==== DATA ====
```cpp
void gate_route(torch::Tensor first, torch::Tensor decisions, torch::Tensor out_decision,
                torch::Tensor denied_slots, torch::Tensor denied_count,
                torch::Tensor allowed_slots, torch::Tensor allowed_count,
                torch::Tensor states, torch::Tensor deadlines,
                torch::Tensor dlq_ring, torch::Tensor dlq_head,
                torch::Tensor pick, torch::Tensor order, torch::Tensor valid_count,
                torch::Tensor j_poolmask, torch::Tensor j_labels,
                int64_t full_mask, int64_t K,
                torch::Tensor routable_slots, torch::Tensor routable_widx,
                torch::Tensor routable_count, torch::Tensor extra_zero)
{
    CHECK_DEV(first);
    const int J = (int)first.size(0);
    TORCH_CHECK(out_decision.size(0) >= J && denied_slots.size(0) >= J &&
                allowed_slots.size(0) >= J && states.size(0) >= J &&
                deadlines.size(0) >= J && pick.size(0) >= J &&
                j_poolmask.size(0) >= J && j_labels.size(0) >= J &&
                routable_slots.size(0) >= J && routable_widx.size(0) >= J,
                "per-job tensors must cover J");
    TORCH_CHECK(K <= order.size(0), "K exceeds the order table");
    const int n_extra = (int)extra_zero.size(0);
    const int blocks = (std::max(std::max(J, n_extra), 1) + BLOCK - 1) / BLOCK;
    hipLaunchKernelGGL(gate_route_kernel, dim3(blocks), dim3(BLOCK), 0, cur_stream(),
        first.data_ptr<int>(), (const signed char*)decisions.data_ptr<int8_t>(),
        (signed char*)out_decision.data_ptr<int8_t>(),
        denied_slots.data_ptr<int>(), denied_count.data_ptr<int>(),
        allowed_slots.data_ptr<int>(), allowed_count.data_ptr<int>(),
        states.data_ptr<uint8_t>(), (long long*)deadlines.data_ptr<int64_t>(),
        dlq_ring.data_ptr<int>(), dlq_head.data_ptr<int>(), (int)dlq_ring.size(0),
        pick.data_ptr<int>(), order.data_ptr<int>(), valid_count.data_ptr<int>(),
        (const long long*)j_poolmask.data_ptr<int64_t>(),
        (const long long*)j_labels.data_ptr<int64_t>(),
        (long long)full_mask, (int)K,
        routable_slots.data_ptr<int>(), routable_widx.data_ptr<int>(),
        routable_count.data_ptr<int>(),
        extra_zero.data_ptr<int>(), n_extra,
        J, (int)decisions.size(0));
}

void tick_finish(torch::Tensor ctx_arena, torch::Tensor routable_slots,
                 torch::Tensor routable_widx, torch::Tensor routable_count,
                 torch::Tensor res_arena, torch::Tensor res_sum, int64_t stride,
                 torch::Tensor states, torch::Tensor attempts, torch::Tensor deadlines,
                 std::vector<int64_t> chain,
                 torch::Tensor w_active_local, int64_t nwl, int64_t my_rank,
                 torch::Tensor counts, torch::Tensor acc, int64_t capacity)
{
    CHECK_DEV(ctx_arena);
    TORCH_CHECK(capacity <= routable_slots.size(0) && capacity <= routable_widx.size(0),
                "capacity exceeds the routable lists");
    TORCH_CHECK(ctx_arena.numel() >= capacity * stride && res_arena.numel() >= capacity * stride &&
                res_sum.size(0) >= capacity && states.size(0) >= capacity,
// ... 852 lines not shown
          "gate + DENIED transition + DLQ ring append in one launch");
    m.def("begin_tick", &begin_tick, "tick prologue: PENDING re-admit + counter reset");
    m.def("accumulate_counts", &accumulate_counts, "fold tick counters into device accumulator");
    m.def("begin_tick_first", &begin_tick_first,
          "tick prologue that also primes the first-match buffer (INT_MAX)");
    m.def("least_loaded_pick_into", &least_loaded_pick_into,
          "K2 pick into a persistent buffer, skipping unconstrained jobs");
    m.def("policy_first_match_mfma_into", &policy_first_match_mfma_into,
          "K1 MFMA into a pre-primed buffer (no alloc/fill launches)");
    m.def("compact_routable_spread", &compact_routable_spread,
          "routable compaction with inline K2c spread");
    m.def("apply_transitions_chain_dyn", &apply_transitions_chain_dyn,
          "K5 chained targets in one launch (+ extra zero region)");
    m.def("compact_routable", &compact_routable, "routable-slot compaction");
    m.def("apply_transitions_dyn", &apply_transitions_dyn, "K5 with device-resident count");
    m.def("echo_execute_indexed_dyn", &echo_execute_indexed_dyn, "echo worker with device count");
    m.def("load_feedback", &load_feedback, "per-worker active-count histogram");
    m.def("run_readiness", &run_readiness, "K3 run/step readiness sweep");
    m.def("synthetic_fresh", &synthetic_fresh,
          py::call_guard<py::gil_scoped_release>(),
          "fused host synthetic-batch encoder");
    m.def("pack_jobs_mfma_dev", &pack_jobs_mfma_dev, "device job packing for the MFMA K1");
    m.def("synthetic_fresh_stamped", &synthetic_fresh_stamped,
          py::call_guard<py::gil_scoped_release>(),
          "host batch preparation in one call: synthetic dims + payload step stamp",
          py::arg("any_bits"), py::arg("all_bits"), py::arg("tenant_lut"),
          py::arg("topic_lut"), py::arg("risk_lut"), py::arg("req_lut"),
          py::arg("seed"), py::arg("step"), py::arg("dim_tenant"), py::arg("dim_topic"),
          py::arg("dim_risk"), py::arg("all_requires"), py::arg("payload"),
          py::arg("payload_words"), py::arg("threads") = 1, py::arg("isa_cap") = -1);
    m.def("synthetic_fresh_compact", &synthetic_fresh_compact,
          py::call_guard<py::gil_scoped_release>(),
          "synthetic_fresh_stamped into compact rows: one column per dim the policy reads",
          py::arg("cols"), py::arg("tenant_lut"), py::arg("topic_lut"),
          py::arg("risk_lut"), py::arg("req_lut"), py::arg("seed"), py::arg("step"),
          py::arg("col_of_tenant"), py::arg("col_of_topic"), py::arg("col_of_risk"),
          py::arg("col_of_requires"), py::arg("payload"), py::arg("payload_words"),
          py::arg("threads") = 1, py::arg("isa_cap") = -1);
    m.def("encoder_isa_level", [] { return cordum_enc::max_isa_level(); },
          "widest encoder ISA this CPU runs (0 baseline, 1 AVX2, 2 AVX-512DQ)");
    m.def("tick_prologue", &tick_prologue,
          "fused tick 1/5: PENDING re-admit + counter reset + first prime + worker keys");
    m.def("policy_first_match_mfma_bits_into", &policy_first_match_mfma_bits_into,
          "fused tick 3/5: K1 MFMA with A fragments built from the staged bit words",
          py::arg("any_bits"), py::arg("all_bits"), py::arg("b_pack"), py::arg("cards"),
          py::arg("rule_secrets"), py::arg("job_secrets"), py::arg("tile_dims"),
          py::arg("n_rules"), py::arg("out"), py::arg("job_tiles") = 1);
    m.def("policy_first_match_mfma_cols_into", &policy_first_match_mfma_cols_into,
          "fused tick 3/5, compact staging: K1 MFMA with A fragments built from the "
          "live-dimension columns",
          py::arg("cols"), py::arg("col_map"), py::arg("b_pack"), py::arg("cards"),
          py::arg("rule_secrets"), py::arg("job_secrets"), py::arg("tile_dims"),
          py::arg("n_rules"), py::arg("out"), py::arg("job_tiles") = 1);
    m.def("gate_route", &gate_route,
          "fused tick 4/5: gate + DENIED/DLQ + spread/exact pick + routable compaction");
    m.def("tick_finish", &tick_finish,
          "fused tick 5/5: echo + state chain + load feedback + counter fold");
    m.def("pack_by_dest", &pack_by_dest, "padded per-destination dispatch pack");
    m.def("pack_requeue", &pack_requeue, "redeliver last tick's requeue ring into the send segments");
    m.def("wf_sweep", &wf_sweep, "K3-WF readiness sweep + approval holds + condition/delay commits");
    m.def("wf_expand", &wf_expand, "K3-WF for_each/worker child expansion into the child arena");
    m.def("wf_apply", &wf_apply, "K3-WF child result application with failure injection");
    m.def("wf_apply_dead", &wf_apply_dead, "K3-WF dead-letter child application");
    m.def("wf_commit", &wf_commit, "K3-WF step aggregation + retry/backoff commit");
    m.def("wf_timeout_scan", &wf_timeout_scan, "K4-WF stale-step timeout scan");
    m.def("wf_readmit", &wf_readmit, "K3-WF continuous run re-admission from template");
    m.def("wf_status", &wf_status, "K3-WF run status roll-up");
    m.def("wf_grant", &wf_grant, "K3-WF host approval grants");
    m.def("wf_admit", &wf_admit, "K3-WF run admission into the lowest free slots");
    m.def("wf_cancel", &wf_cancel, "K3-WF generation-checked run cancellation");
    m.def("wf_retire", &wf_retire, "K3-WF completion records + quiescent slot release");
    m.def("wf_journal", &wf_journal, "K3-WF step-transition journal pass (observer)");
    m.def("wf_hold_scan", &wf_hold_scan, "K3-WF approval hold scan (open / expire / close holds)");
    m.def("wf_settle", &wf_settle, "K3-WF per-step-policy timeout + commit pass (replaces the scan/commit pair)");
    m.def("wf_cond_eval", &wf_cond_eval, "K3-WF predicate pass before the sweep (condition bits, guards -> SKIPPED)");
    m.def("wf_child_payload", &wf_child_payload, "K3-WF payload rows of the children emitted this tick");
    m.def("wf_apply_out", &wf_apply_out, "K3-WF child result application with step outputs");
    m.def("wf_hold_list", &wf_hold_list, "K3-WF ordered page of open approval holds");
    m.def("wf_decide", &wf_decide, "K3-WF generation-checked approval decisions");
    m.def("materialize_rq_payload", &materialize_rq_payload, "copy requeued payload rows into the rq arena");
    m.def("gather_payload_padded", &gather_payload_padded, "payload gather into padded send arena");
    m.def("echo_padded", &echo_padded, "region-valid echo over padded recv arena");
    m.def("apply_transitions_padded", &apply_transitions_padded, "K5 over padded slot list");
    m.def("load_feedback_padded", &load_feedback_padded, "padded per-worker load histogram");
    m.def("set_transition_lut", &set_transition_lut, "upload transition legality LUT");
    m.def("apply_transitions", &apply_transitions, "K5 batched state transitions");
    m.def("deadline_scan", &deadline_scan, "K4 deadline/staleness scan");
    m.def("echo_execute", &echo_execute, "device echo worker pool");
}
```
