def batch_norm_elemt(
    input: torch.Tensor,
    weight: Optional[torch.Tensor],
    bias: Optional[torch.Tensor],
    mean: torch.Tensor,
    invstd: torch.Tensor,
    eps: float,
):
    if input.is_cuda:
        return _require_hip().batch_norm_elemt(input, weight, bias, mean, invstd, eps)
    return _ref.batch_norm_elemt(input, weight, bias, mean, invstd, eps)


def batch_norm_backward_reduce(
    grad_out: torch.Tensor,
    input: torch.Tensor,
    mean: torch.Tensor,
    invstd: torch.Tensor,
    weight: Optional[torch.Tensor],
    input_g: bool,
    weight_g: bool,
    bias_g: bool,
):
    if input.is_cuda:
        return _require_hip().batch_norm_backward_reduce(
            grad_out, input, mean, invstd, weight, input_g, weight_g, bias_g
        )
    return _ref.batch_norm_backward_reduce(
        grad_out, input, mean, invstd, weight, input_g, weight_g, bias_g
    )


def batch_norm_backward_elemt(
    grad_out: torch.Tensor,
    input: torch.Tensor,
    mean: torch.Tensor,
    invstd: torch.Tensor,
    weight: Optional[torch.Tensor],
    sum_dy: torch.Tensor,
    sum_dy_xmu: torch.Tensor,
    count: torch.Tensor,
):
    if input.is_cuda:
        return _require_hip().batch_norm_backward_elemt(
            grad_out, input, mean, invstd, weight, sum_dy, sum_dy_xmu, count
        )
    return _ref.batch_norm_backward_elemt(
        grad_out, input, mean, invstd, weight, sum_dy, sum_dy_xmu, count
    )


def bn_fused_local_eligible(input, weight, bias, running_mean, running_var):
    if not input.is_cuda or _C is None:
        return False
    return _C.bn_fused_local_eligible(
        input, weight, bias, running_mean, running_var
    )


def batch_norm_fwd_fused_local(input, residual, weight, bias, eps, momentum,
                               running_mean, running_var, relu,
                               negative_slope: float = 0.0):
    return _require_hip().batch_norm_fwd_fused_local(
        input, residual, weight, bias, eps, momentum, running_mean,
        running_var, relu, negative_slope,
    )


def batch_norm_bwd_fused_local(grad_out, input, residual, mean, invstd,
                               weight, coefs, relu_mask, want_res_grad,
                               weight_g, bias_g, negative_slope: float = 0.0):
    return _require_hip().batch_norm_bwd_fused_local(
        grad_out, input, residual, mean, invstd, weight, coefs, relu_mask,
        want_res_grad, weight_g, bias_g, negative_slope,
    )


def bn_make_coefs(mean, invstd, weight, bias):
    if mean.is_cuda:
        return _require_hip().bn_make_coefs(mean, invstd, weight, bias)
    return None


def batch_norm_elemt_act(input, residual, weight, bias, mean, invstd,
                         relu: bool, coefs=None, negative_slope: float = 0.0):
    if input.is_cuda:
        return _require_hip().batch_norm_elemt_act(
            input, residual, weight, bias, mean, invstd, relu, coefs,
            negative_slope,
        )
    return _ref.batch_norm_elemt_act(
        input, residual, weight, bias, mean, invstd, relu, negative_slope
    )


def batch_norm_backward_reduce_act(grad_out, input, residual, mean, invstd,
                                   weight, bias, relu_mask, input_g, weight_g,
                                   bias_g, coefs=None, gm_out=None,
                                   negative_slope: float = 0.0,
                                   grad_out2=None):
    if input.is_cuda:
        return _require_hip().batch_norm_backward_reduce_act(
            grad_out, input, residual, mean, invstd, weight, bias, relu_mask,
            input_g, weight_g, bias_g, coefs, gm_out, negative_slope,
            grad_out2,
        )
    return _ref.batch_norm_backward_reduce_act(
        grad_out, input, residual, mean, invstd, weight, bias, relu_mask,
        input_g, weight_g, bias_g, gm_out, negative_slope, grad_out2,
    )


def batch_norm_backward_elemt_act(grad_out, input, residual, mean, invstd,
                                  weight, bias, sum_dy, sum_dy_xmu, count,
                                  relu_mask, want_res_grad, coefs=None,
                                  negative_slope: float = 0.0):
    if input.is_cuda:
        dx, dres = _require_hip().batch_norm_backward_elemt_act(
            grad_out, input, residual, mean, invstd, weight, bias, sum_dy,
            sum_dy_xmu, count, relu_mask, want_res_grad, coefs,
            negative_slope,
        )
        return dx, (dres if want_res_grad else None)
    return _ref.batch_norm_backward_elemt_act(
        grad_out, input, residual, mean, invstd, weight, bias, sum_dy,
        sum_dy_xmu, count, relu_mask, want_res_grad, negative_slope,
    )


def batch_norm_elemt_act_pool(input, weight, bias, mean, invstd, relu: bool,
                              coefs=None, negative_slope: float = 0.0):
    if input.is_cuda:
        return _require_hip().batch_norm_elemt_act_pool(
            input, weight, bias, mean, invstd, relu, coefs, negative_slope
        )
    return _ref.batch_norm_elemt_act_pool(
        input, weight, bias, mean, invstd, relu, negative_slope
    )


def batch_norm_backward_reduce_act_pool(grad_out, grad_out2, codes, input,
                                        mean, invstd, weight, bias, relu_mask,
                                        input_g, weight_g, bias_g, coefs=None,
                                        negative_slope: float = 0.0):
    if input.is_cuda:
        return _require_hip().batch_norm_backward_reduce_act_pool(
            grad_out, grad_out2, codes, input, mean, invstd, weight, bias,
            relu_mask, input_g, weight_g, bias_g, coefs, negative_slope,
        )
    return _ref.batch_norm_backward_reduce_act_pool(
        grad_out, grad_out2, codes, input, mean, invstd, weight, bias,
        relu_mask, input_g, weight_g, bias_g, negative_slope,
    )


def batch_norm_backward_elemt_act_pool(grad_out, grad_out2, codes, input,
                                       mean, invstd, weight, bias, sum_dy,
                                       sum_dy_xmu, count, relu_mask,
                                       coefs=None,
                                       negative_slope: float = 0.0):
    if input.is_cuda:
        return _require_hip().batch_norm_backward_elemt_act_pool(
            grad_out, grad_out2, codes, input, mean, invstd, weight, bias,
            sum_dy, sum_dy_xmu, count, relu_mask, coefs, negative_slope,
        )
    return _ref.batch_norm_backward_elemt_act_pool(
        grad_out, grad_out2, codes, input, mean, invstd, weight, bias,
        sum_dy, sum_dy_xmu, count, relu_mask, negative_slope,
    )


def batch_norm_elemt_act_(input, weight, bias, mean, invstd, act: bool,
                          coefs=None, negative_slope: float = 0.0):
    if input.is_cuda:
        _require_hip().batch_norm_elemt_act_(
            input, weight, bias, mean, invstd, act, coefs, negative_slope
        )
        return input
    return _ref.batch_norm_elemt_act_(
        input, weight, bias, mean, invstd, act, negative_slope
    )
====
Whenever a line in the data holds "timeout", copy that line.

**YOUR RESPONSE:**
    m.def("wf_timeout_scan", &wf_timeout_scan, "K4-WF stale-step timeout scan");
    m.def("wf_settle", &wf_settle, "K3-WF per-step-policy timeout + commit pass (replaces the scan/commit pair)");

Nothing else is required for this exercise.